#### Required action:
Could you return every line of the records below that contains the word "shown"?

[Records from a collection]
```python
class MslamHipError(RuntimeError):
    def __init__(self, code, msg):
        super().__init__("mslam_hip error %d: %s" % (code, msg))
        self.code = code
# ... 690 lines not shown
        n = self.params.n_levels
        w = (C.c_int * 16)()
        h = (C.c_int * 16)()
        s = (C.c_float * 16)()
        self._chk(self.L.mslam_hip_level_geometry(self._h, w, h, s))
        return list(w[:n]), list(h[:n]), np.array(s[:n], np.float32)

    def debug_image(self, what, frame, level):
        w, h, _ = self.level_geometry()
        out = np.empty((h[level], w[level]), np.uint8)
        n = C.c_size_t(0)
        self._chk(self.L.mslam_hip_debug_read(self._h, what, frame, level, _p(out), C.c_size_t(out.size), C.byref(n)))
        return out

    def debug_keypoints(self, what, frame, level):
        out = np.empty((self.params.max_candidates, 3), np.float32)
        n = C.c_size_t(0)
        self._chk(self.L.mslam_hip_debug_read(self._h, what, frame, level, _p(out), C.c_size_t(out.nbytes),
                                              C.byref(n)))
        return out[:n.value].copy()

    def debug_cells(self, level):
        out = np.empty((2048, 6), np.int32)
        n = C.c_size_t(0)
        self._chk(self.L.mslam_hip_debug_read(self._h, DBG_CELLS, 0, level, _p(out), C.c_size_t(out.nbytes),
                                              C.byref(n)))
        return out[:n.value].copy()

    def debug_forms(self):
        out = np.zeros(2, np.int32)
        n = C.c_size_t(0)
        self._chk(self.L.mslam_hip_debug_read(self._h, DBG_FORMS, 0, 0, _p(out), C.c_size_t(out.nbytes), C.byref(n)))
        return int(out[0]), int(out[1])

    def debug_counts(self, what, n_frames):
        out = np.zeros((max(n_frames, 1), self.params.n_levels), np.int32)
        self._chk(self.L.mslam_hip_debug_counts(self._h, int(what), _p(out), int(out.shape[0])))
        return out[:n_frames]

    def set_profiling(self, enable):
        self._chk(self.L.mslam_hip_set_profiling(self._h, int(enable)))

    def stage_times(self, cap=256):
        names = (C.c_char_p * cap)()
        ms = (C.c_float * cap)()
        n = C.c_int(0)
        self._chk(self.L.mslam_hip_get_stage_times(self._h, names, ms, cap, C.byref(n)))
        return [(names[i].decode(), ms[i]) for i in range(n.value)]


def qlz_decompress(data, n_packets, capacity=None):
    src = np.frombuffer(bytes(data), np.uint8)
    cap = capacity if capacity is not None else 10000 * n_packets + 16
    dst = np.empty(max(cap, 1), np.uint8)
    n = C.c_size_t(0)
    L = lib()
    L.mslam_hip_qlz_decompress.argtypes = [C.c_void_p, C.c_size_t, C.c_uint32, C.c_void_p, C.c_size_t, C.POINTER(C.c_size_t)]
    rc = L.mslam_hip_qlz_decompress(_p(src), src.size, int(n_packets), _p(dst), dst.size, C.byref(n))
    if rc != OK:
        raise MslamHipError(rc, "qlz_decompress failed")
    return dst[:n.value].tobytes()


class RgbFrame:

    def __init__(self, data, width, height):
# ... 396 lines not shown
```

### modular-slam_amd/csrc/api.hip

```cpp
#include "context.hpp"

#include <cfloat>
#include <climits>
#include <cmath>
#include <cstdio>
#include <cstring>
#include <cstdlib>
#include <algorithm>

using namespace mslam;

static thread_local std::string g_create_error;

#define ENTER(c)                                                                                                       \
    do                                                                                                                 \
    {                                                                                                                  \
        if(!(c))                                                                                                       \
            return MSLAM_HIP_E_INVALID;                                                                                \
        MSLAM_CHK(c, hipSetDevice((c)->p.device));                                                                     \
    } while(0)
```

#### Your solution:
# ... 690 lines not shown
# ... 396 lines not shown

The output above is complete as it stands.